Saved entries:
constexpr int kXcds = 8;
constexpr int kRun = 9;
__device__ __forceinline__ bool fwd_item(int R, int nbins, int& r, int& bin) {
  const int id = blockIdx.x;
  const int x = id % kXcds, local = id / kXcds;
  const int lr = local / nbins;
  bin = local % nbins;
  r = ((lr / kRun) * kXcds + x) * kRun + lr % kRun;
  return r < R;
}
static inline unsigned fwd_grid(int R_cap, int nbins) {
  return (unsigned)(kXcds * ((R_cap + kXcds * kRun - 1) / (kXcds * kRun)) * kRun * nbins);
}

template <bool PX = false>
__device__ __forceinline__ void bin_max4(const float* __restrict__ data, int B, int H, int W, int C,
                                         const RoiGeo& g, int ph, int pw, int c, float4& m, int4& a) {
  const bool bad = g.b < 0 || g.b >= B;
  int hs, he, ws, we;
  bin_bounds(g, ph, pw, H, W, hs, he, ws, we);
  const bool empty = bad || (he <= hs) || (we <= ws);
  const float* bd = data + (size_t)(bad ? 0 : g.b) * H * W * C;
  float m0, m1, m2, m3;
  m0 = m1 = m2 = m3 = empty ? 0.f : -FLT_MAX;
  int a0 = -1, a1 = -1, a2 = -1, a3 = -1;
  if (!empty) {
    for (int h = hs; h < he; h++) {
      int w = ws;
      for (; w + 1 < we; w += 2) {
        const int i0 = (h * W + w) * C + c, i1 = i0 + C;
        const float4 v0 = *(const float4*)(bd + i0);
        const float4 v1 = *(const float4*)(bd + i1);
        if (PX) {
          const int p0 = h * W + w, p1 = p0 + 1;
          upd(v0.x, p0, m0, a0); upd(v0.y, p0, m1, a1); upd(v0.z, p0, m2, a2); upd(v0.w, p0, m3, a3);
          upd(v1.x, p1, m0, a0); upd(v1.y, p1, m1, a1); upd(v1.z, p1, m2, a2); upd(v1.w, p1, m3, a3);
        } else {
          upd(v0.x, i0 + 0, m0, a0); upd(v0.y, i0 + 1, m1, a1); upd(v0.z, i0 + 2, m2, a2); upd(v0.w, i0 + 3, m3, a3);
          upd(v1.x, i1 + 0, m0, a0); upd(v1.y, i1 + 1, m1, a1); upd(v1.z, i1 + 2, m2, a2); upd(v1.w, i1 + 3, m3, a3);
        }
      }
      if (w < we) {
        const int i0 = (h * W + w) * C + c;
        const float4 v0 = *(const float4*)(bd + i0);
        if (PX) {
          const int p0 = h * W + w;
          upd(v0.x, p0, m0, a0); upd(v0.y, p0, m1, a1); upd(v0.z, p0, m2, a2); upd(v0.w, p0, m3, a3);
        } else {
          upd(v0.x, i0 + 0, m0, a0); upd(v0.y, i0 + 1, m1, a1); upd(v0.z, i0 + 2, m2, a2); upd(v0.w, i0 + 3, m3, a3);
        }
      }
    }
  }
  m = make_float4(m0, m1, m2, m3);
  a = make_int4(a0, a1, a2, a3);
}

template <bool ACC>
__global__ void __launch_bounds__(128) k_roi_fwd_nhwc4(const float* __restrict__ data, int B, int H, int W, int C,
                                                        const float* __restrict__ rois, int R_cap, int stride,
                                                        int batch_base, const int32_t* __restrict__ num_rois_dev,
                                                        float scale, int PH, int PW, float* __restrict__ top,
                                                        int32_t* __restrict__ argmax) {
  int r, bin;
  if (!fwd_item(rows_of(num_rois_dev, R_cap), PH * PW, r, bin)) return;
  const int ph = bin / PW, pw = bin % PW;
  const RoiGeo g = roi_geo(rois, r, stride, batch_base, scale, PH, PW);
  float* to = top + (((size_t)r * PH + ph) * PW + pw) * C;
  int32_t* ao = argmax + (((size_t)r * PH + ph) * PW + pw) * C;
  for (int c = threadIdx.x * 4; c < C; c += blockDim.x * 4) {
    float4 m;
    int4 a;
    bin_max4(data, B, H, W, C, g, ph, pw, c, m, a);
    if (ACC) {
      const float4 p = *(const float4*)(to + c);
      *(float4*)(to + c) = make_float4(p.x + m.x, p.y + m.y, p.z + m.z, p.w + m.w);
    } else {
      *(float4*)(to + c) = m;
    }
    *(int4*)(ao + c) = a;
  }
}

### [Task]
Repeat verbatim the opening run of entries, ending with the line that contains "m = make_float4(m0, m1, m2, m3);".

### [Result of the task]
constexpr int kXcds = 8;
constexpr int kRun = 9;
__device__ __forceinline__ bool fwd_item(int R, int nbins, int& r, int& bin) {
  const int id = blockIdx.x;
  const int x = id % kXcds, local = id / kXcds;
  const int lr = local / nbins;
  bin = local % nbins;
  r = ((lr / kRun) * kXcds + x) * kRun + lr % kRun;
  return r < R;
}
static inline unsigned fwd_grid(int R_cap, int nbins) {
  return (unsigned)(kXcds * ((R_cap + kXcds * kRun - 1) / (kXcds * kRun)) * kRun * nbins);
}

template <bool PX = false>
__device__ __forceinline__ void bin_max4(const float* __restrict__ data, int B, int H, int W, int C,
                                         const RoiGeo& g, int ph, int pw, int c, float4& m, int4& a) {
  const bool bad = g.b < 0 || g.b >= B;
  int hs, he, ws, we;
  bin_bounds(g, ph, pw, H, W, hs, he, ws, we);
  const bool empty = bad || (he <= hs) || (we <= ws);
  const float* bd = data + (size_t)(bad ? 0 : g.b) * H * W * C;
  float m0, m1, m2, m3;
  m0 = m1 = m2 = m3 = empty ? 0.f : -FLT_MAX;
  int a0 = -1, a1 = -1, a2 = -1, a3 = -1;
  if (!empty) {
    for (int h = hs; h < he; h++) {
      int w = ws;
      for (; w + 1 < we; w += 2) {
        const int i0 = (h * W + w) * C + c, i1 = i0 + C;
        const float4 v0 = *(const float4*)(bd + i0);
        const float4 v1 = *(const float4*)(bd + i1);
        if (PX) {
          const int p0 = h * W + w, p1 = p0 + 1;
          upd(v0.x, p0, m0, a0); upd(v0.y, p0, m1, a1); upd(v0.z, p0, m2, a2); upd(v0.w, p0, m3, a3);
          upd(v1.x, p1, m0, a0); upd(v1.y, p1, m1, a1); upd(v1.z, p1, m2, a2); upd(v1.w, p1, m3, a3);
        } else {
          upd(v0.x, i0 + 0, m0, a0); upd(v0.y, i0 + 1, m1, a1); upd(v0.z, i0 + 2, m2, a2); upd(v0.w, i0 + 3, m3, a3);
          upd(v1.x, i1 + 0, m0, a0); upd(v1.y, i1 + 1, m1, a1); upd(v1.z, i1 + 2, m2, a2); upd(v1.w, i1 + 3, m3, a3);
        }
      }
      if (w < we) {
        const int i0 = (h * W + w) * C + c;
        const float4 v0 = *(const float4*)(bd + i0);
        if (PX) {
          const int p0 = h * W + w;
          upd(v0.x, p0, m0, a0); upd(v0.y, p0, m1, a1); upd(v0.z, p0, m2, a2); upd(v0.w, p0, m3, a3);
        } else {
          upd(v0.x, i0 + 0, m0, a0); upd(v0.y, i0 + 1, m1, a1); upd(v0.z, i0 + 2, m2, a2); upd(v0.w, i0 + 3, m3, a3);
        }
      }
    }
  }
  m = make_float4(m0, m1, m2, m3);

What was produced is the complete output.